[Stored data entries]

static inline bool fits_u30(long n) { return n >= 0 && n < (1L << 30); }
static inline bool taps_fit(const Geom& g) { return g.KS * g.KS <= 32; }
static inline bool fits_buf(long n_floats) { return n_floats >= 0 && n_floats < (1L << 29) - 64; }
static inline bool stem_kernel_ok(const Geom& g) {
  const int LDW = (g.W + 6) | 1;
  return g.C == 1 && g.KS == 7 && g.stride == 2 && g.pad == 3 && g.Co == 64 && (size_t)(g.H + 6) * LDW * sizeof(float) <= 48 * 1024 &&
         !avvad_tune().no_stem_kernel;
}
static inline bool stem_wgrad_ok(const Geom& g, bool slab) {
  return stem_kernel_ok(g) && (g.Wo & 1) == 0 && g.Wo <= 2 * STEM_WH && slab && (long)g.Ho * g.Wo * 64 * 4 < (1L << 31);
}
static inline long cls_tile_cap() {
  if (avvad_tune().cls_cap > 0) return avvad_tune().cls_cap;
  return 4L * ((avvad_tune().max_cus > 0 && avvad_tune().max_cus < 256) ? avvad_tune().max_cus : 256);
}
static inline bool cls_common(const Geom& g, bool slab) {
  return avvad_tune().bf16 == 0 && !avvad_tune().no_cls && slab && g.KS == 3 && g.pad == 1 && g.N >= 128 && g.C % 32 == 0 &&
         g.Co % 32 == 0 && g.Ho >= 2 && g.Wo >= 2 && avvad_tune().igemm_variant < 0 && !avvad_tune().no_buf &&
         avvad_tune().no_streamk == 0;
}
static inline bool conv_fwd_cls_ok(const Geom& g, bool slab) {
  if (!cls_common(g, slab) || g.Co % 4 || g.Co < 128) return false;
  const long tiles = (long)g.Ho * g.Wo * cdiv(g.N, 128) * cdiv(g.Co, 128);
  return tiles <= cls_tile_cap() &&
         fits_buf((long)g.N * g.H * g.W * g.C) && fits_buf(9L * g.C * g.Co);
}
static inline bool conv_dgrad_cls_ok(const Geom& g, bool slab) {
  if (!cls_common(g, slab) || (g.stride != 1 && (g.stride != 2 || avvad_tune().no_s2_cls)) || g.C % 4 || g.C < 128) return false;
  const long tiles = (long)g.H * g.W * cdiv(g.N, 128) * cdiv(g.C, 128);
  return tiles <= cls_tile_cap() &&
         fits_buf((long)g.N * g.Ho * g.Wo * g.Co) && fits_buf(9L * g.C * g.Co);
}
static inline bool conv_wgrad_tap_ok(const Geom& g, bool slab) {
  if (!cls_common(g, slab) || g.C % 128 || g.Co % 4 || g.Co < 128) return false;
  return 9L * (g.C / 128) * cdiv(g.Co, 128) <= cls_tile_cap() &&
         fits_buf((long)g.N * g.H * g.W * g.C) && fits_buf((long)g.N * g.Ho * g.Wo * g.Co);
}
static inline int conv64_cus() { return (avvad_tune().max_cus > 0 && avvad_tune().max_cus < 256) ? avvad_tune().max_cus : 256; }
static inline bool conv64_ok(const Geom& g, bool b16) {
  const long M = (long)g.N * g.H * g.W;
  return (b16 || avvad_tune().bf16 == 0) && !avvad_tune().no_conv64 && g.C == 64 && g.Co == 64 && g.KS == 3 && g.stride == 1 &&
         g.pad == 1 && g.Ho == g.H && g.Wo == g.W && M > 0 && fits_buf(M * 64) &&
         (unsigned long)(M + 64) * (unsigned long)(g.H * g.W) < 0x100000000ull;
}
static inline bool conv64_wgrad_ok(const Geom& g, bool slab) {
  return conv64_ok(g, false) && slab && g.W <= conv64::WG_MAXW && (size_t)conv64_cus() * conv64::WG_PART <= igemm::SLAB_FLOATS &&
         (long)g.N * g.H * g.W * 256 < (1L << 31);
}

static inline bool native_bf16() { return avvad_tune().bf16 == 1; }
static inline bool bf16_conv_ok(const Geom& g) {
  return g.C % 64 == 0 && g.Co % 64 == 0 && taps_fit(g) && fits_buf((long)g.N * g.H * g.W * g.C / 2) &&
         fits_buf((long)g.N * g.Ho * g.Wo * g.Co / 2) && fits_buf((long)g.KS * g.KS * g.C * g.Co / 2);
}
static inline bool cls16_common(const Geom& g, bool slab) {
  return !avvad_tune().no_cls && slab && g.KS == 3 && g.pad == 1 && g.N >= 128 && g.Ho >= 2 && g.Wo >= 2 && g.Ho * g.Wo <= 9 &&
         avvad_tune().no_streamk == 0;
}
static inline bool conv_fwd16_cls_ok(const Geom& g, bool slab) {
  if (!cls16_common(g, slab) || g.Co < 128) return false;
  return (long)g.Ho * g.Wo * cdiv(g.N, 128) * cdiv(g.Co, 128) <= cls_tile_cap();
}
static inline bool conv_dgrad16_cls_ok(const Geom& g, bool slab) {
  const bool form = g.stride == 1 ? cls16_common(g, slab)
                                  : g.stride == 2 && g.KS == 3 && g.pad == 1 && !avvad_tune().no_cls && !avvad_tune().no_s2_cls &&
                                        avvad_tune().no_streamk == 0 && slab && g.N >= 128;
  return form && g.C >= 128 && (long)g.H * g.W * cdiv(g.N, 128) * cdiv(g.C, 128) <= cls_tile_cap();
}
static inline bool conv_wgrad16_tap_ok(const Geom& g, bool slab) {
  return cls16_common(g, slab) && g.C % 128 == 0 && g.Co >= 128 && 9L * (g.C / 128) * cdiv(g.Co, 128) <= cls_tile_cap();
}

enum Form { STEM, CONV64, CLS, TAP, PARITY, ENGINE };
struct ConvForm {
  Form form;
  int rows, cols;
  bool buf;
  int chunks;
};
static ConvForm fwd_form(const Geom& g, bool b16, bool slab) {
  const long M = (long)g.N * g.Ho * g.Wo;
  const int cols = g.Co <= 64 ? 64 : 128;
  if (conv64_ok(g, b16)) return {CONV64, 0, 0, false, conv64::grid_for((long)g.N * g.H * g.W, conv64_cus())};
  if (b16 ? conv_fwd16_cls_ok(g, slab) : conv_fwd_cls_ok(g, slab)) return {CLS, 0, 0, false, g.Ho * g.Wo * cdiv(g.N, 128)};
  if (b16) return {ENGINE, 128, cols, true, cdiv(M, 128)};
  if (g.C == 1) return stem_kernel_ok(g) ? ConvForm{STEM, 0, 0, false, g.N} : ConvForm{ENGINE, 128, 64, false, 0};
  const int rows = g.Co <= 64 && !avvad_tune().no_tall ? 256 : 128;
  const bool buf = fits_buf((long)g.N * g.H * g.W * g.C) && fits_buf((long)g.KS * g.KS * g.C * g.Co) && !avvad_tune().no_buf;
  return {ENGINE, rows, cols, buf, cdiv(M, rows)};
}
static ConvForm dgrad_form(const Geom& g, bool b16, bool slab) {
  if (conv64_ok(g, b16)) return {CONV64};
  if (b16 ? conv_dgrad16_cls_ok(g, slab) : conv_dgrad_cls_ok(g, slab)) return {CLS};
  const int cols = g.C <= 64 ? 64 : 128;
  const bool buf = b16 || (fits_buf((long)g.N * g.Ho * g.Wo * g.Co) && fits_buf((long)g.KS * g.KS * g.C * g.Co) && !avvad_tune().no_buf);
  if (g.stride == 2) return {PARITY, 128, cols, buf};
  return {ENGINE, cols == 64 && !b16 && !avvad_tune().no_tall ? 256 : 128, cols, buf};
}
static ConvForm wgrad_form(const Geom& g, bool b16, bool slab) {
  const int cols = g.Co <= 64 ? 64 : 128;
  if (b16) return conv_wgrad16_tap_ok(g, slab) ? ConvForm{TAP} : ConvForm{ENGINE, 128, cols, true};
  if (conv64_wgrad_ok(g, slab)) return {CONV64};
  if (conv_wgrad_tap_ok(g, slab)) return {TAP};
  if (g.C == 1) return stem_wgrad_ok(g, slab) ? ConvForm{STEM} : ConvForm{ENGINE, 64, 64, false};
  const bool buf = fits_buf((long)g.N * g.H * g.W * g.C) && fits_buf((long)g.N * g.Ho * g.Wo * g.Co) && !avvad_tune().no_buf;
  return {ENGINE, 128, cols, buf};
}

static igemm::ClassSched fwd_sched(const Geom& g, int kc) {
  const int lsh = ((g.Ho - 1) * g.stride - g.pad + 2 > g.H - 1) ? 1 : 0, lsw = ((g.Wo - 1) * g.stride - g.pad + 2 > g.W - 1) ? 1 : 0;
  return igemm::ClassSched{g.Ho, g.Wo, cdiv(g.Co, 128), g.C / kc, cdiv(g.N, 128), 3, 1, lsh, 1, lsw};
}
static igemm::ClassSched dgrad_sched(const Geom& g, int kc) {
  igemm::ClassSched sc{g.H, g.W, cdiv(g.C, 128), g.Co / kc, cdiv(g.N, 128), 3, 1, 1, 1, 1};
  if (g.stride == 2) { sc.s2 = 1; sc.Hq = g.Ho; sc.Wq = g.Wo; }
  return sc;
}
template <class Gemm>
static int dgrad_parity(float* dx, const Geom& g, int accumulate, hipStream_t s, Gemm gemm) {
  const long n = (long)g.N * g.H * g.W * g.C;
  if (!accumulate) hipLaunchKernelGGL(zero_f32, dim3(ew_grid(n)), dim3(256), 0, s, dx, n);
  for (int ph = 0; ph < 2; ++ph)
    for (int pw = 0; pw < 2; ++pw) {
      convop::S2Class c;
      c.ph = ph; c.pw = pw;
      c.Hc = (g.H - ph + 1) / 2; c.Wc = (g.W - pw + 1) / 2;
      c.kh0 = (ph + g.pad) & 1; c.kw0 = (pw + g.pad) & 1;
      c.nkh = c.kh0 < g.KS ? (g.KS - c.kh0 + 1) / 2 : 0;
      c.nkw = c.kw0 < g.KS ? (g.KS - c.kw0 + 1) / 2 : 0;
      c.oh = (ph + g.pad - c.kh0) / 2; c.ow = (pw + g.pad - c.kw0) / 2;
      const int Mc = g.N * c.Hc * c.Wc, ntap = c.nkh * c.nkw;
      if (Mc <= 0 || ntap <= 0) continue;
      if (ntap > 4) return AVVAD_EINVAL;
      c.mg_ntap = convop::div_magic(ntap); c.mg_nkw = convop::div_magic(c.nkw);
      const convop::EpiS2 e{dx, g.C, nullptr, 1, 1, g.H, g.W, c.Hc, c.Wc, ph, pw, convop::div_magic(c.Hc * c.Wc), convop::div_magic(c.Wc)};
      if ((unsigned long)(Mc + 128) * (unsigned long)(c.Hc * c.Wc) >= 0x100000000ull) return AVVAD_EINVAL;
      if (const int rc = gemm(c, Mc, ntap, e)) return rc;
    }
  return AVVAD_OK;
}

#### Activity:
The response must hold only the lines above from the line with "static ConvForm wgrad_form(const" through the line with "template <class Gemm>", each copied exactly, both ends kept.

#### Task answer:
static ConvForm wgrad_form(const Geom& g, bool b16, bool slab) {
  const int cols = g.Co <= 64 ? 64 : 128;
  if (b16) return conv_wgrad16_tap_ok(g, slab) ? ConvForm{TAP} : ConvForm{ENGINE, 128, cols, true};
  if (conv64_wgrad_ok(g, slab)) return {CONV64};
  if (conv_wgrad_tap_ok(g, slab)) return {TAP};
  if (g.C == 1) return stem_wgrad_ok(g, slab) ? ConvForm{STEM} : ConvForm{ENGINE, 64, 64, false};
  const bool buf = fits_buf((long)g.N * g.H * g.W * g.C) && fits_buf((long)g.N * g.Ho * g.Wo * g.Co) && !avvad_tune().no_buf;
  return {ENGINE, 128, cols, buf};
}

static igemm::ClassSched fwd_sched(const Geom& g, int kc) {
  const int lsh = ((g.Ho - 1) * g.stride - g.pad + 2 > g.H - 1) ? 1 : 0, lsw = ((g.Wo - 1) * g.stride - g.pad + 2 > g.W - 1) ? 1 : 0;
  return igemm::ClassSched{g.Ho, g.Wo, cdiv(g.Co, 128), g.C / kc, cdiv(g.N, 128), 3, 1, lsh, 1, lsw};
}
static igemm::ClassSched dgrad_sched(const Geom& g, int kc) {
  igemm::ClassSched sc{g.H, g.W, cdiv(g.C, 128), g.Co / kc, cdiv(g.N, 128), 3, 1, 1, 1, 1};
  if (g.stride == 2) { sc.s2 = 1; sc.Hq = g.Ho; sc.Wq = g.Wo; }
  return sc;
}
template <class Gemm>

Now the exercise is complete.